Alternativer Browser-Fotograf
Falls Sie noch mit einer älteren Office-Version arbeiten und eine Alternative zum "Image Writer" suchen: Unter der Überschrift "Ellenlange Internetseiten per Mausklick abfotografieren" haben wir vor einiger Zeit eine Freeware-Lösung für dieses Problem vorgestellt. Mit den entsprechenden Voreinstellungen lassen sich Webseiten auch mit einem PDF-Konverter als Grafik speichern.
TIFF-Aktivierung
Wenn die komfortable Grafik-Konvertierung so selten zum Einsatz kommt, liegt das unter anderem daran, dass Microsoft sein proprietäres Ausgabeformat "MDI" (= "Microsoft Document Imaging") voreingestellt und den TIFF-Umschalter ganz besonders gut versteckt hat.

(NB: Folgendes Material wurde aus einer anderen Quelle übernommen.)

## Files before the change

3d-point-clouds-autocomplete_amd/csrc/conv_pp.hip:

```cpp
#include "hp_common.h"
#include "hp_conv_split.h"
#include <algorithm>
#include <cstdlib>
#include <type_traits>

namespace {

typedef _Float16 f16x8 __attribute__((ext_vector_type(8)));
typedef _Float16 f16x4 __attribute__((ext_vector_type(4)));
typedef _Float16 f16x2 __attribute__((ext_vector_type(2)));
typedef float f32x16 __attribute__((ext_vector_type(16)));
typedef float f32x4 __attribute__((ext_vector_type(4)));
typedef unsigned int u32x4 __attribute__((ext_vector_type(4)));
typedef unsigned int u32x2 __attribute__((ext_vector_type(2)));

constexpr int kTarget = 14;
constexpr int kExpMax = HP_PP_EXP_MAX;

__device__ __forceinline__ int frexp_exp(unsigned bits) {
    const int E = (int)((bits >> 23) & 0xff);
    return E ? E - 126 : 0;
}
__device__ __forceinline__ float pow2f(int e) {
    e = max(-126, min(127, e));
// ... 286 lines not shown
                            }
                        }
                    const float ov = __shfl_xor(best, 32, 64);
                    const int oi = __shfl_xor(bi, 32, 64);
                    if (ov > best || (ov == best && oi < bi)) {
                        best = ov;
                        bi = oi;
                    }
                    if (h == 0) {
                        cmax[(long)tile128 * p.N + col] = best;
                        cidx[(long)tile128 * p.N + col] = bi % p.group_rows;
                    }
                }
            }
            continue;
        }

        float m = 0.f;
        const float usA = pow2f(-ex), floor_v = p.relu ? 0.f : -__builtin_inff();
#pragma unroll
        for (int j = 0; j < TN; ++j)
#pragma unroll
            for (int e = 0; e < 16; e += 4) {
                const int cl = wn * 32 * TN + j * 32 + kmap(e, h);
                const f32x4 us4 = *reinterpret_cast<const f32x4*>(tab + cl), bv4 = *reinterpret_cast<const f32x4*>(tab + BN + cl);
#pragma unroll
                for (int u = 0; u < 4; ++u) {
                    const float us = us4[u] * usA;
#pragma unroll
                    for (int i = 0; i < 4; ++i) {
                        const float v = fmaxf(__builtin_fmaf(acc[i][j][e + u], us, bv4[u]), floor_v);
                        acc[i][j][e + u] = v;
                        m = fmaxf(m, fabsf(v));
                    }
                }
            }
#pragma unroll
        for (int o = 1; o < 64; o <<= 1) m = fmaxf(m, __shfl_xor(m, o, 64));
        if (lane == 0) xch[wid] = m;
        __syncthreads();
        m = fmaxf(fmaxf(xch[wm * 4], xch[wm * 4 + 1]), fmaxf(xch[wm * 4 + 2], xch[wm * 4 + 3]));
        const int eo = block_exp(m);
        if (wn == 0 && lane == 0 && row0 + wm * 128 < M) p.cexp[z * p.sWs + (long)tile128 * p.tiles_n + tile_n] = eo;
        const float sx = pow2f(eo);
        unsigned char* Cb = reinterpret_cast<unsigned char*>(p.C) + z * p.sWs * 4;
        const long crow = (long)p.N * 4;
#pragma unroll
        for (int i = 0; i < 4; ++i) {
            const int row = row0 + wm * 128 + i * 32 + r;
#pragma unroll
            for (int j = 0; j < TN; ++j) {
                unsigned H[4][2], L[4][2];
#pragma unroll
                for (int q = 0; q < 4; ++q)
#pragma unroll
                    for (int pr = 0; pr < 2; ++pr) {
                        const float x0 = acc[i][j][4 * q + 2 * pr] * sx, x1 = acc[i][j][4 * q + 2 * pr + 1] * sx;
                        H[q][pr] = pack2((_Float16)x0, (_Float16)x1);
                        L[q][pr] = lo_pair(x0, x1, H[q][pr]);
                    }
                unsigned char* line = Cb + (long)row * crow + (long)((col0 + wn * 32 * TN) / 32 + j) * 128 + (h << 4);
#pragma unroll
                for (int q = 0; q < 4; q += 2) {
#pragma unroll
                    for (int pr = 0; pr < 2; ++pr) {
                        auto s1 = __builtin_amdgcn_permlane32_swap(H[q][pr], H[q + 1][pr], false, false);
                        H[q][pr] = s1[0];
                        H[q + 1][pr] = s1[1];
                        auto s2 = __builtin_amdgcn_permlane32_swap(L[q][pr], L[q + 1][pr], false, false);
                        L[q][pr] = s2[0];
                        L[q + 1][pr] = s2[1];
                    }
                    if (row < M) {
                        *reinterpret_cast<u32x4*>(line + q * 16) = u32x4{H[q][0], H[q][1], H[q + 1][0], H[q + 1][1]};
                        *reinterpret_cast<u32x4*>(line + 64 + q * 16) = u32x4{L[q][0], L[q][1], L[q + 1][0], L[q + 1][1]};
                    }
                }
            }
        }
        __syncthreads();
    }
}
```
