# ... 140 lines not shown
    build_library()
    _preload_hip_runtime()
    L = C.CDLL(LIB_PATH)
    vp, sz, i32, u32, u64 = C.c_void_p, C.c_size_t, C.c_int32, C.c_uint32, C.c_uint64
    D = C.POINTER(Dimension)
    sig = {
        "aqz_version": ([], C.c_char_p),
        "aqz_status_message": ([i32], C.c_char_p),
        "aqz_last_error": ([], C.c_char_p),
        "aqz_device_count": ([C.POINTER(i32)], i32),
        "aqz_dims_create": ([D, sz, i32, C.POINTER(sz), C.POINTER(vp)], i32),
        "aqz_dims_destroy": ([vp], None),
        "aqz_dims_ndims": ([vp], sz),
        "aqz_dims_get": ([vp, sz, D], i32),
        "aqz_dims_tile_group_offset": ([vp, u64], u32),
        "aqz_dims_chunk_internal_offset": ([vp, u64], u64),
        "aqz_dims_chunk_lattice_index": ([vp, u64, u32], u32),
        "aqz_dims_transpose_frame_id": ([vp, u64], u64),
        "aqz_dims_bytes_per_chunk": ([vp], u64),
        "aqz_dims_number_of_chunks_in_memory": ([vp], u32),
        "aqz_dims_frames_per_chunk_layer": ([vp], u64),
        "aqz_dims_shard_index_for_chunk": ([vp, u32], u32),
        "aqz_dims_shard_internal_index": ([vp, u32], u32),
        "aqz_dims_shard_geometry": ([vp, C.POINTER(u32), C.POINTER(u32), C.POINTER(u32)], i32),
        "aqz_dims_skipped_internal_indices": ([vp, u32, u32, C.POINTER(u32), sz,
                                               C.POINTER(sz)], i32),
        "aqz_pyramid_levels": ([D, sz, u32, C.POINTER(u32), D, sz], i32),
        "aqz_dims_split_frame_rows": ([vp, vp, u64, u32, u32, u32, vp, sz, vp, sz], i32),
        "aqz_stage_split_level0_host": ([vp, vp, u64, u64, u32, vp, sz, vp, sz], i32),
        "aqz_stage_split_level0_rows": ([vp, vp, u64, u32, u32, vp, u32, vp, sz, vp, sz], i32),
        "aqz_dims_dim1_banding": ([vp, C.POINTER(i32), C.POINTER(u32), C.POINTER(u64),
                                   C.POINTER(u32)], i32),
        "aqz_downsampling_method_name": ([i32], C.c_char_p),
        "aqz_downsampling_metadata_json": ([i32, C.c_char_p, sz, C.POINTER(sz)], i32),
        "aqz_downsampler_create": ([C.POINTER(ArrayDescC), C.POINTER(vp)], i32),
        "aqz_downsampler_destroy": ([vp], None),
        "aqz_downsampler_n_levels": ([vp], u32),
        "aqz_downsampler_level_dims": ([vp, u32, D, sz, C.POINTER(sz)], i32),
        "aqz_downsampler_add_frame": ([vp, vp, sz, i32], i32),
        "aqz_downsampler_take_frame": ([vp, u32, vp, sz, i32, C.POINTER(sz), C.POINTER(i32)], i32),
        "aqz_downsampler_method_name": ([vp], C.c_char_p),
        "aqz_downsampler_metadata_json": ([vp, C.c_char_p, sz, C.POINTER(sz)], i32),
        "aqz_stage_create": ([C.POINTER(ArrayDescC), C.POINTER(StageOptionsC), C.POINTER(vp)], i32),
        "aqz_stage_create_bench": ([C.POINTER(ArrayDescC), C.POINTER(StageOptionsC),
                                    C.POINTER(StageBenchOptionsC), C.POINTER(vp)], i32),
        "aqz_stage_wait_stream": ([vp, vp], i32),
        "aqz_stage_band_geometry": ([vp, u32, C.POINTER(i32), C.POINTER(u32), C.POINTER(u64),
                                     C.POINTER(u32)], i32),
        "aqz_stage_copy_band_async": ([vp, u32, u64, u32, vp, sz, vp, sz], i32),
        "aqz_stage_memory_usage": ([vp, C.POINTER(MemoryUsageC)], i32),
        "aqz_stage_estimate_memory": ([C.POINTER(ArrayDescC), C.POINTER(StageOptionsC),
                                       C.POINTER(MemoryUsageC)], i32),
        "aqz_stage_estimate_memory_bench": ([C.POINTER(ArrayDescC), C.POINTER(StageOptionsC),
                                             C.POINTER(StageBenchOptionsC),
                                             C.POINTER(MemoryUsageC)], i32),
        "aqz_stage_placement_report": ([vp, C.POINTER(PlacementReportC)], i32),
        "aqz_stage_destroy": ([vp], None),
        "aqz_stage_n_levels": ([vp], u32),
        "aqz_stage_level_dims": ([vp, u32, D, sz, C.POINTER(sz)], i32),
        "aqz_stage_level_layout": ([vp, u32, C.POINTER(LevelLayoutC)], i32),
        "aqz_stage_set_stream": ([vp, vp], i32),
        "aqz_stage_set_tuning": ([vp, u32, u32], i32),
        "aqz_stage_append": ([vp, vp, u64, i32], i32),
        "aqz_stage_synchronize": ([vp], i32),
        "aqz_stage_frames_written": ([vp, u32], u64),
        "aqz_stage_copy_layer": ([vp, u32, u64, vp, sz, vp, sz, i32], i32),
        "aqz_stage_copy_layer_async": ([vp, u32, u64, vp, sz, vp, sz], i32),
        "aqz_stage_frames_consumed": ([vp], u64),
        "aqz_stage_wait_consumed": ([vp, u64], i32),
        "aqz_stage_last_ticket": ([vp], u64),
        "aqz_stage_copies_completed": ([vp], u64),
        "aqz_stage_wait_ticket": ([vp, u64], i32),
        "aqz_stage_wait_copies": ([vp], i32),
        "aqz_host_alloc": ([sz, C.POINTER(vp)], i32),
        "aqz_host_free": ([vp], None),
        "aqz_stage_device_layer": ([vp, u32, u64, C.POINTER(vp), C.POINTER(vp)], i32),
        "aqz_stage_finalize": ([vp], i32),
        "aqz_stage_enable_kernel_timing": ([vp, i32], i32),
        "aqz_stage_kernel_timing": ([vp, C.POINTER(C.c_double), C.POINTER(u64)], i32),
        "aqz_stage_timing_mark": ([vp, i32], i32),
        "aqz_stage_timing_elapsed": ([vp, C.POINTER(C.c_double)], i32),
        "aqz_stage_dominant_kernel": ([vp], C.c_char_p),
        "aqz_stage_zstd_far_ranges": ([vp, u32], u32),
        "aqz_probe_hbm": ([i32, i32, u64, u32, C.POINTER(C.c_double), C.POINTER(u64)], i32),
        "aqz_stage_placement": ([vp, C.POINTER(C.c_double), sz, C.POINTER(sz),
                                 C.POINTER(u32)], i32),
        "aqz_stage_host_affinity": ([vp, C.POINTER(i32), C.POINTER(u32)], i32),
        "aqz_stage_compress_layer": ([vp, u32, u64, C.POINTER(CompressionC)], i32),
        "aqz_stage_compressed_offsets": ([vp, u32, u64, C.POINTER(u64), sz], i32),
        "aqz_stage_copy_compressed_async": ([vp, u32, u64, vp, sz], i32),
        "aqz_compressor_create": ([u64, u32, C.POINTER(CompressionC), C.POINTER(vp)], i32),
        "aqz_compressor_destroy": ([vp], None),
        "aqz_compressor_max_bytes": ([u64, u32], u64),
        "aqz_compressor_scratch_bytes": ([C.POINTER(CompressionC), u64, u32, u32], u64),
        "aqz_compressor_run": ([vp, vp, u64, u32, vp, sz, vp, vp], i32),
        "aqz_compressor_blocksize": ([vp], u32),
        "aqz_decompressor_create": ([u64, u32, C.POINTER(vp)], i32),
        "aqz_decompressor_create_for": ([u64, u32, u32, C.POINTER(vp)], i32),
        "aqz_decompressor_destroy": ([vp], None),
        "aqz_decompressor_scratch_bytes": ([u64, u32], u64),
        "aqz_decompressor_scratch_bytes_for": ([u64, u32, u32], u64),
        "aqz_decompressor_last_run_counts": ([vp, C.POINTER(DecodeCountsC)], i32),
        "aqz_stage_verify_prepare": ([vp, u32], i32),
        "aqz_decompressor_run": ([vp, vp, sz, vp, u32, vp, u64, u64, vp, vp], i32),
        "aqz_stage_verify_layer": ([vp, u32, u64, vp, sz], i32),
        "aqz_stage_verify_result": ([vp, u32, u64, C.POINTER(u32), C.POINTER(u32)], i32),
        "aqz_stage_bench_replace_rings": ([vp, u32], i32),
        "aqz_stage_bench_set_ring_offset": ([vp, u64], i32),
        "aqz_stage_bind_host_thread": ([vp], i32),
        "aqz_stage_import_frames": ([vp, vp, u32, u64, u32, u32], i32),
        "aqz_stage_compression_done": ([vp, u32, u64, C.POINTER(C.c_int32)], i32),
        "aqz_stage_compressed_entries": ([vp, u32, u64, C.POINTER(ChunkEntryC), sz], i32),
        "aqz_stage_shard_geometry": ([vp, u32, C.POINTER(u32), C.POINTER(u32),
                                      C.POINTER(u32)], i32),
        "aqz_shard_table_bytes": ([u32], sz),
        "aqz_shard_table": ([vp, vp, u32, vp, sz], i32),
        "aqz_crc32c": ([vp, sz], u32),
        "aqz_shard_table_parse": ([vp, sz, u32, vp, vp, C.POINTER(i32)], i32),
        "aqz_reader_create": ([C.POINTER(ReaderDescC), C.POINTER(vp)], i32),
        "aqz_reader_destroy": ([vp], None),
        "aqz_reader_device_bytes": ([C.POINTER(ReaderDescC)], u64),
        "aqz_reader_layout": ([vp, C.POINTER(LevelLayoutC)], i32),
        "aqz_reader_load_frames": ([vp, vp, sz, i32, vp, vp, u32, i32, vp], i32),
        "aqz_reader_load_chunks": ([vp, vp, u64, vp, u32, vp], i32),
        "aqz_reader_read_frames": ([vp, u32, u32, vp, u64, vp], i32),
        "aqz_reader_status": ([vp, vp, sz, C.POINTER(u32)], i32),
    }
    for name, (args, res) in sig.items():
        f = getattr(L, name)
        f.argtypes = args
        f.restype = res
    _lib = L
    return L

Er wird folgendermaßen aktiviert: Nach Auswahl des "Document Image Writers" aus der Liste Ihrer Druckertreiber
klicken Sie auf die Schaltfläche "Eigenschaften",
wechseln ins Register "Erweitert",
wählen dort die Option "TIFF - Monochromes Fax" und
stellen bei Bedarf die Auflösung zwischen 100 und 300 DPI ein. (Wie von "echten" Druckertreibern gewohnt, merkt sich auch der Grafik-"Drucker" die geänderten Vorgaben: Durch speichern Ihrer Einstellungen mit "OK" machen Sie das TIFF-Format zur Voreinstellung.)
Der versteckte TIFF-Umschalter des Grafik-Konverters
Anschließend schicken Sie den Druckbefehl ab und geben den Dateinamen ein, unter dem die erzeugte TIFF-Datei gesichert wird:
Die unvermeidliche Datei-"Taufe"
Nach dem Speichern wird die Datei automatisch mit der "Office Document Imgaging"-Anwendung angezeigt:
Wie auch beim Acrobat-Reader üblich, können Sie über die Miniatur-Vorschaubilder am linken Seitenrand durch längere Dokumente navigieren.
So kommt Farbe ins Spiel
Leider erfolgt der TIFF-Export mit Hilfe des "Image Writers" ausschließlich in Schwarz-Weiß. Bei den allermeisten Texten und Tabellen ist die monochrome Darstellung ja auch durchaus sinnvoll - zumal zu Fax-Zwecken. Wenn jedoch zum Beispiel Internetseiten abfotografiert werden sollen, können auch Farbinformationen wichtig sein.
In dem Fall müssen Sie dann doch den Umweg über das MDI-Format nehmen: Sobald die Datei im Microsoft-Format gespeichert ist, können Sie die Grafik über das "Datei"-Menü des sich automatisch öffnenden "Office Document Imgaging"-Programms ("Datei" - "Speichern unter") ins TIFF-Format umwandeln:
Farbe auf Umwegen: via MDI zum TIFF...
Im Vergleich zum monochromen TIFF- und dem speicheroptimierten farbigen MDI-Format entwickeln sich farbigere TIFF-Dateien leicht zu Megabyte-Monstern. Über die Kompressionseinstellungen (Schaltfläche "Optionen" im Speicherdialog) haben Sie auf die Qualität der Bilddarstellung und den damit verbundenen Speicherbedarf von TIFF-Dateien nach unseren Feststellungen leider nur sehr begrenzt Einfluss.
Fazit
Der "Document Image Writer" ist ein nützliches Werkzeug, mit dessen Hilfe sich Dokumente aller Art bequem ins TIFF-Format umwandeln lassen. Damit lässt sich der fehlende PDF-Konverter teilweise recht gut kompensieren. Und durch die Fax-Fähigkeit ist dieser Grafikdrucker der PDF-Konkurrenz auf einem Teilgebiet sogar überlegen.